[Opening DATA PROVIDED section]

# louislung/DAE_RNN_News_Recommendation

Measured on AMD Instinct MI355X. Metric: training samples/sec (8000x10000 batch_all), higher is better.
Workload: dtype f16x2h

## Files before the change

dae_rnn_news_recommendation_amd/csrc/dae_api.hip:

```cpp
#include <stdarg.h>
#include <new>

#include "dae_plan.h"

namespace dae {

static thread_local char g_err[1024] = "";
thread_local LaunchTimer g_lt = {nullptr, nullptr, nullptr, 0, 0, false};
void set_error(const char* fmt, ...) {
    va_list ap;
    va_start(ap, fmt);
    vsnprintf(g_err, sizeof(g_err), fmt, ap);
    va_end(ap);
}

}

using namespace dae;

extern "C" int dae_abi_version(void) { return DAE_ABI_VERSION; }
extern "C" const char* dae_last_error(void) { return g_err; }
extern "C" int64_t dae_pad(int64_t n) { return pad128(n); }
extern "C" void dae_set_glds(int32_t nst) { set_use_glds(nst); }
extern "C" int32_t dae_gemm_w8_splits(int32_t dtype, int32_t M, int32_t N, int32_t K) { return gemm_w8_splits(dtype, M, N, K * (dtype == DAE_BF16 ? 2 : 4) / 128); }
// ... 219 lines not shown
    return nullptr;
}

extern "C" int dae_plan_set_option(dae_plan* p, const char* name, int32_t value) {
    DAE_CHECK_ARG(p && name, "plan_set_option: null argument");
    const bool on = value != 0;
    if (!strcmp(name, "encode_sparse")) p->sparse_ok = on;
    else if (!strcmp(name, "encode_bits")) p->bits_ok = on && p->cfg.dtype == DAE_BF16 && encode_bits_fits(p->Bpm, p->Hp, p->Fp, p->s_enc);
    else if (!strcmp(name, "x_bits")) p->xbits_ok = on && p->cfg.dtype == DAE_BF16;
    else if (!strcmp(name, "fused_opt")) p->fuse_opt_ok = on;
    else if (!strcmp(name, "dw_pair")) p->dw_pair_ok = on;
    else if (!strcmp(name, "dw_tr")) { DAE_CHECK_ARG(value >= -1 && value <= 1, "plan_set_option: dw_tr is -1 (auto), 0 or 1"); p->dw_tr_mode = value; p->xct_clean = false; }
    else if (!strcmp(name, "encode_w32")) p->enc_w32_ok = on && p->cfg.dtype == DAE_BF16;
    else if (!strcmp(name, "encode_w32_cols")) { DAE_CHECK_ARG(value == 64 || value == 128, "plan_set_option: encode_w32_cols is 64 or 128"); p->w32_cols = value; }
    else if (!strcmp(name, "tail")) p->tail_ok = on;
    else if (!strcmp(name, "label_with_encode")) p->label_enc_ok = on;
    else if (!strcmp(name, "ce_literal")) p->ce_literal = on;
    else if (!strcmp(name, "gather_tile")) set_gather_tile(value);
    else if (!strcmp(name, "dw_rounds")) { DAE_CHECK_ARG(value >= 1 && value <= 64, "plan_set_option: dw_rounds in 1..64"); set_use_glds(-100 - value); }
    else if (!strcmp(name, "cos_zstore")) p->cos_zstore_ok = on;
    else if (!strcmp(name, "gram_fused")) set_use_glds(on ? -20 : -19);
    else if (!strcmp(name, "decode_x3")) set_use_glds(on ? -18 : -17);
    else if (!strcmp(name, "pad_skip")) set_use_glds(on ? -12 : -11);
    else if (!strcmp(name, "miner_order")) p->miner_order_ok = on;
    else if (!strcmp(name, "miner_ranges")) p->miner_ranges_ok = on;
    else if (!strcmp(name, "miner_pack")) set_miner_pack(on);
    else if (!strcmp(name, "miner_tile")) set_miner_tile(on);
    else if (!strcmp(name, "sym_in_decode")) p->sym_ride_ok = on;
    else if (!strcmp(name, "op_scale_log2")) {
        DAE_CHECK_ARG(value >= 0 && value <= 20, "plan_set_option: op_scale_log2 in 0..20");
        DAE_CHECK_ARG(p->es == 2, "plan_set_option: op_scale_log2 applies to the 16-bit modes");
        p->op_scale = (float)(1u << value);
    }
    else if (const char* why = relayout_reason(name)) {
        DAE_CHECK_ARG(!p->bound, "plan_set_option: %s changes the %s, set it before dae_plan_bind", name, why);
        if (!strcmp(name, "x3_terms")) {
            DAE_CHECK_ARG(value >= 0 && (uint32_t)value <= X3T_ALL, "plan_set_option: x3_terms is a mask of the X3T_* bits (0..%u)", (unsigned)X3T_ALL);
            p->terms = (uint32_t)value;
        } else if (name[0] == 'x') {
            const uint32_t bit = !strcmp(name, "x3_dec_wlo") ? X3T_DEC_WLO : X3T_DH_HLO;
            p->terms = on ? (p->terms | bit) : (p->terms & ~bit);
        } else if (!strcmp(name, "decode_bn")) {
            DAE_CHECK_ARG(value == 0 || value == 64 || value == 128, "plan_set_option: decode_bn is 0 (auto), 64 or 128");
            p->dec_bn = value;
        } else if (!strcmp(name, "gram64")) {
            p->gram64_ok = on && p->gram_split;
// ... 214 lines not shown
```

dae_rnn_news_recommendation_amd/csrc/dae_gemm.hip:

```cpp
#include "dae_sym.h"
#include "dae_kernels.h"
#include "dae_label.h"
#include "dae_gemm_tile.h"

#include <type_traits>

namespace dae {

__device__ __forceinline__ bool block_to_tile(const GemmParams& p, int& tm, int& tn, int& split, int& kt0, int& kt1) {
    const int id = blockIdx.x;
    if (p.splits > 1) {
        split = id % p.splits;
        const int tile = id / p.splits;
        tn = tile % p.tiles_n;
        tm = tile / p.tiles_n;
    } else {
        split = 0;
        const int x = id & 7, l = id >> 3;
        if (p.tiles_m >= p.tiles_n) {
            const int per = (p.tiles_m + 7) >> 3;
            tm = x * per + l / p.tiles_n;
            tn = l % p.tiles_n;
            if (l >= per * p.tiles_n || tm >= p.tiles_m) return false;
        } else {
// ... 1515 lines not shown
        if constexpr (IS_COS) {
            if (pass1) {
                e.cos_part[(int64_t)(tn * 2 + w) * e.Bp + tm * BM + k] = rowok ? pyy_l[w * 128 + k] : 0.f;
                e.cos_part[(int64_t)(2 * p.tiles_n + tn * 2 + w) * e.Bp + tm * BM + k] = rowok ? pxy_l[w * 128 + k] : 0.f;
            }
        } else {
            if (e.rowloss_part) e.rowloss_part[(int64_t)(tn * 2 + w) * e.Bp + tm * BM + k] = rowok ? rowsum_l[w * 128 + k] : 0.f;
        }
        if (e.dbv_part && !pass1 && tid < 2 * BN_T) {
            const int w2 = tid / BN_T, k2 = tid % BN_T;
            e.dbv_part[(int64_t)(tm * 2 + w2) * e.Fp + tn * BN_T + k2] = colsum_l[w2 * BN_T + k2];
        }
    }
    if constexpr (!IS_COS) {
        if (e.tile_part) {
            const float v = wave64_sum_hi(wl_acc);
            if (lane == 63) pyy_l[wave] = v;
        }
        __syncthreads();
        if (e.tile_part && tid == 0) e.tile_part[tm * p.tiles_n + tn] = (pyy_l[0] + pyy_l[1]) + (pyy_l[2] + pyy_l[3]);
    }
}

static int g_nst = 2;

static int fill_params_n(GemmParams& p, int dtype, int M, int N, const GemmSegDesc* segs, int nsegs, int splits, int bn = BN, bool a_is_k_by_m = false) {
    const int es = (dtype == DAE_BF16) ? 2 : 4;
    const int kel = BKB / es;
    DAE_CHECK_ARG(dtype == DAE_BF16 || dtype == DAE_F32, "gemm: bad dtype %d", dtype);
    DAE_CHECK_ARG(M > 0 && N > 0 && M % BM == 0 && N % bn == 0, "gemm: M=%d N=%d must be positive multiples of %d / %d", M, N, BM, bn);
    DAE_CHECK_ARG(segs && nsegs >= 1 && nsegs <= GEMM_MAX_SEG, "gemm: %d K segments (1..%d)", nsegs, GEMM_MAX_SEG);
    DAE_CHECK_ARG(segs[0].K > 0, "gemm: the first K segment is empty");
    memset(p.seg, 0, sizeof(p.seg));
    memset(p.bt2, 0, sizeof(p.bt2));
    p.nseg = 0; p.ktiles_total = 0; p.epi_vec = 0; p.out_scale = 1.f;
    for (int i = 0; i < nsegs; ++i) {
        const GemmSegDesc& d = segs[i];
        DAE_CHECK_ARG(d.K >= 0 && d.K % kel == 0, "gemm: K of segment %d = %d must be a multiple of %d", i, d.K, kel);
        if (d.K == 0) continue;
        DAE_CHECK_ARG(d.A && d.Bt, "gemm: null operand in segment %d", i);
        DAE_CHECK_ARG((d.lda * es) % 16 == 0 && (d.ldb * es) % 16 == 0, "gemm: leading dimensions must be 16-byte multiples");
        DAE_CHECK_ARG(((uintptr_t)d.A % 16) == 0 && ((uintptr_t)d.Bt % 16) == 0, "gemm: operands must be 16-byte aligned");
        DAE_CHECK_ARG((uint64_t)(a_is_k_by_m ? 64 : M) * (uint64_t)(d.lda * es) < (1ull << 32) && (uint64_t)N * (uint64_t)(d.ldb * es) < (1ull << 32),
                      "gemm: an operand panel (rows x leading dimension) must stay below 4 GiB (32-bit DMA offsets)");
        p.seg[p.nseg++] = {(const char*)d.A, (const char*)d.Bt, d.lda * es, d.ldb * es, d.K / kel};
        p.ktiles_total += d.K / kel;
// ... 67 lines not shown
}
static decode_fn decode_kernel_wide(int loss, int act, bool xbits) {
#define DAE_DKW(LV, AV)                                                                                       \
    if (loss == LV && act == AV)                                                                              \
        return xbits ? gemm_decode_loss<bf16_t, LV, AV, true, BN> : gemm_decode_loss<bf16_t, LV, AV, false, BN>;
    DAE_DKW(0, 0) DAE_DKW(0, 1) DAE_DKW(0, 2) DAE_DKW(1, 0) DAE_DKW(1, 1) DAE_DKW(1, 2) DAE_DKW(2, 0) DAE_DKW(2, 1) DAE_DKW(2, 2)
#undef DAE_DKW
    return nullptr;
}
static decode_fn decode_kernel_x3(int loss, int act) {
#define DAE_DK3(LV, AV) if (loss == LV && act == AV) return gemm_decode_loss<bf16_t, LV, AV, true, DECODE_BN_BF16, false, true>;
    DAE_DK3(0, 0) DAE_DK3(0, 1) DAE_DK3(0, 2) DAE_DK3(1, 0) DAE_DK3(1, 1) DAE_DK3(1, 2) DAE_DK3(2, 0) DAE_DK3(2, 1) DAE_DK3(2, 2)
#undef DAE_DK3
    return nullptr;
}
static decode_fn decode_kernel_c2(int loss, int act, bool res) {
#define DAE_DKC(LV, AV)                                                                                       \
    if (loss == LV && act == AV)                                                                              \
        return res ? gemm_decode_loss<bf16_t, LV, AV, true, DECODE_BN_BF16, true, false, true> : gemm_decode_loss<bf16_t, LV, AV, true, DECODE_BN_BF16, false, false, true>;
    DAE_DKC(0, 0) DAE_DKC(0, 1) DAE_DKC(0, 2) DAE_DKC(1, 0) DAE_DKC(1, 1) DAE_DKC(1, 2) DAE_DKC(2, 0) DAE_DKC(2, 1) DAE_DKC(2, 2)
#undef DAE_DKC
    return nullptr;
}
static int g_decode_x3 = 1;
template <typename T> static decode_fn decode_kernel(int loss, int act) {
#define DAE_DK(LV, AV) if (loss == LV && act == AV) return gemm_decode_loss<T, LV, AV, false, (sizeof(T) == 2 ? DECODE_BN_BF16 : BN)>;
    DAE_DK(0, 0) DAE_DK(0, 1) DAE_DK(0, 2) DAE_DK(1, 0) DAE_DK(1, 1) DAE_DK(1, 2) DAE_DK(2, 0) DAE_DK(2, 1) DAE_DK(2, 2)
#undef DAE_DK
    return nullptr;
}
static int gemm_init() {
    static int rc = [] {
        const int nsts[4] = {0, 2, 3, 4};
        for (int n : nsts)
            for (int role = 0; role <= ROLE_GRAM; ++role) {
                DAE_CHECK_HIP(hipFuncSetAttribute(reinterpret_cast<const void*>(f32out_kernel<bf16_t>(n, role)),
                                                  hipFuncAttributeMaxDynamicSharedMemorySize, lds_bytes_for(n)));
                DAE_CHECK_HIP(hipFuncSetAttribute(reinterpret_cast<const void*>(f32out_kernel<float>(n, role)),
                                                  hipFuncAttributeMaxDynamicSharedMemorySize, lds_bytes_for(n)));
            }
        for (int role = 0; role <= ROLE_GRAM; ++role) {
            DAE_CHECK_HIP(hipFuncSetAttribute(reinterpret_cast<const void*>(pc_kernel<bf16_t>(role)),
                                              hipFuncAttributeMaxDynamicSharedMemorySize, lds_bytes_for(PC_NST)));
            DAE_CHECK_HIP(hipFuncSetAttribute(reinterpret_cast<const void*>(pc_kernel<float>(role)),
                                              hipFuncAttributeMaxDynamicSharedMemorySize, lds_bytes_for(PC_NST)));
        }
        {
// ... 268 lines not shown
                    rc |= (int)hipFuncSetAttribute(reinterpret_cast<const void*>(decode_kernel_x3(l, a)), hipFuncAttributeMaxDynamicSharedMemorySize,
                                                   DecGeo<DECODE_BN_BF16>::LDS_BYTES);
            return rc;
        }();
        DAE_CHECK_ARG(x3_rc == 0, "decode_loss: hipFuncSetAttribute failed");
    }
    bool c2d = false;
    if (g_decode_x3 && dtype == DAE_BF16 && e.x_bits && !wide && !x3d && !e.x2 && p.nseg == 2 && p.seg[0].A == p.seg[1].A && p.seg[0].Bt != p.seg[1].Bt &&
        p.seg[0].lda_b == p.seg[1].lda_b && p.seg[0].ldb_b == p.seg[1].ldb_b && p.seg[0].ktiles == p.seg[1].ktiles) {
        c2d = true;
        static int c2_rc = [] {
            int rc = 0;
            for (int l = 0; l < 3; ++l)
                for (int a = 0; a < 3; ++a)
                    for (int rs = 0; rs < 2; ++rs)
                        rc |= (int)hipFuncSetAttribute(reinterpret_cast<const void*>(decode_kernel_c2(l, a, rs != 0)), hipFuncAttributeMaxDynamicSharedMemorySize,
                                                       DecGeo<DECODE_BN_BF16>::LDS_BYTES);
            return rc;
        }();
        DAE_CHECK_ARG(c2_rc == 0, "decode_loss: hipFuncSetAttribute failed");
    }
    if (e.op_scale == 0.f) e.op_scale = 1.f;
    e.no_pad_skip = g_pad_skip ? 0 : 1;
    if (wide) {
        k = decode_kernel_wide(e.loss_func, e.dec_act, e.x_bits != nullptr);
        static int wide_rc = [] {
            int rc = 0;
            for (int l = 0; l < 3; ++l)
                for (int a = 0; a < 3; ++a)
                    for (int x = 0; x < 2; ++x)
                        rc |= (int)hipFuncSetAttribute(reinterpret_cast<const void*>(decode_kernel_wide(l, a, x != 0)),
                                                       hipFuncAttributeMaxDynamicSharedMemorySize, DecGeo<BN>::LDS_BYTES);
            return rc;
        }();
        DAE_CHECK_ARG(wide_rc == 0, "decode_loss: hipFuncSetAttribute failed");
    }
    if (e.delta2_2 || e.delta2_t2 || e.x2) {
        DAE_CHECK_ARG(dtype == DAE_BF16, "decode_loss: lo images of delta2 / x exist in the 16-bit split mode only");
        k = decode_kernel_res(e.loss_func, e.dec_act, e.x_bits != nullptr);
        static int res_rc = [] {
            int rc = 0;
            for (int l = 0; l < 3; ++l)
                for (int a = 0; a < 3; ++a)
                    for (int x = 0; x < 2; ++x)
                        rc |= (int)hipFuncSetAttribute(reinterpret_cast<const void*>(decode_kernel_res(l, a, x != 0)),
                                                       hipFuncAttributeMaxDynamicSharedMemorySize, DecGeo<DECODE_BN_BF16>::LDS_BYTES);
// ... 199 lines not shown
```

dae_rnn_news_recommendation_amd/csrc/dae_kernels.h:

```cpp
#pragma once
#include "dae_common.h"

namespace dae {

struct DecodeEpi {
    const float* bv;
    const void* x;
    int64_t ldx;
    const void* x2;
    const uint32_t* x_bits;
    int64_t ldxb;
    const float* cw;
    const float* cos_stats;
    float* rowloss_part;
    float* tile_part;
    float* dbv_part;
    float* cos_part;
    void* delta2; int64_t ldd;
    void* delta2_t; int64_t lddt;
    void* delta2_2; void* delta2_t2;
    int B, F, Bp, Fp;
    int dec_act, loss_func;
    int cos_pass;
    int ce_literal;
    const float* sym_G; const float* sym_scalars; void* sym_Gs; int sym_B, sym_Bp, sym_first;
    float op_scale;
    int no_pad_skip;
    float* z_io; int64_t ldz;
    int z_mode;
    int bn;
};

enum : uint32_t {
    X3T_DEC_WLO = 1u << 0,
    X3T_DEC_HLO = 1u << 1,
    X3T_DH_WLO = 1u << 2,
    X3T_DH_D2LO = 1u << 3,
    X3T_DH_HLO = 1u << 4,
    X3T_DW_D1LO = 1u << 5,
    X3T_DW_HLO = 1u << 6,
    X3T_DW_D2LO = 1u << 7,
    X3T_ENC_WLO = 1u << 8,
    X3T_ENC_XLO = 1u << 9,
    X3T_XV = 1u << 10,
    X3T_ALL = (1u << 11) - 1,
    X3T_F16_DEFAULT = X3T_DEC_WLO | X3T_DH_WLO,
};
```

[Closing DATA PROVIDED section]

■ WHAT YOU WILL DO: Search the preceding listing for "GemmParams", then copy every line that holds it.

■ SOLUTION TO THE EXERCISE:
__device__ __forceinline__ bool block_to_tile(const GemmParams& p, int& tm, int& tn, int& split, int& kt0, int& kt1) {
static int fill_params_n(GemmParams& p, int dtype, int M, int N, const GemmSegDesc* segs, int nsegs, int splits, int bn = BN, bool a_is_k_by_m = false) {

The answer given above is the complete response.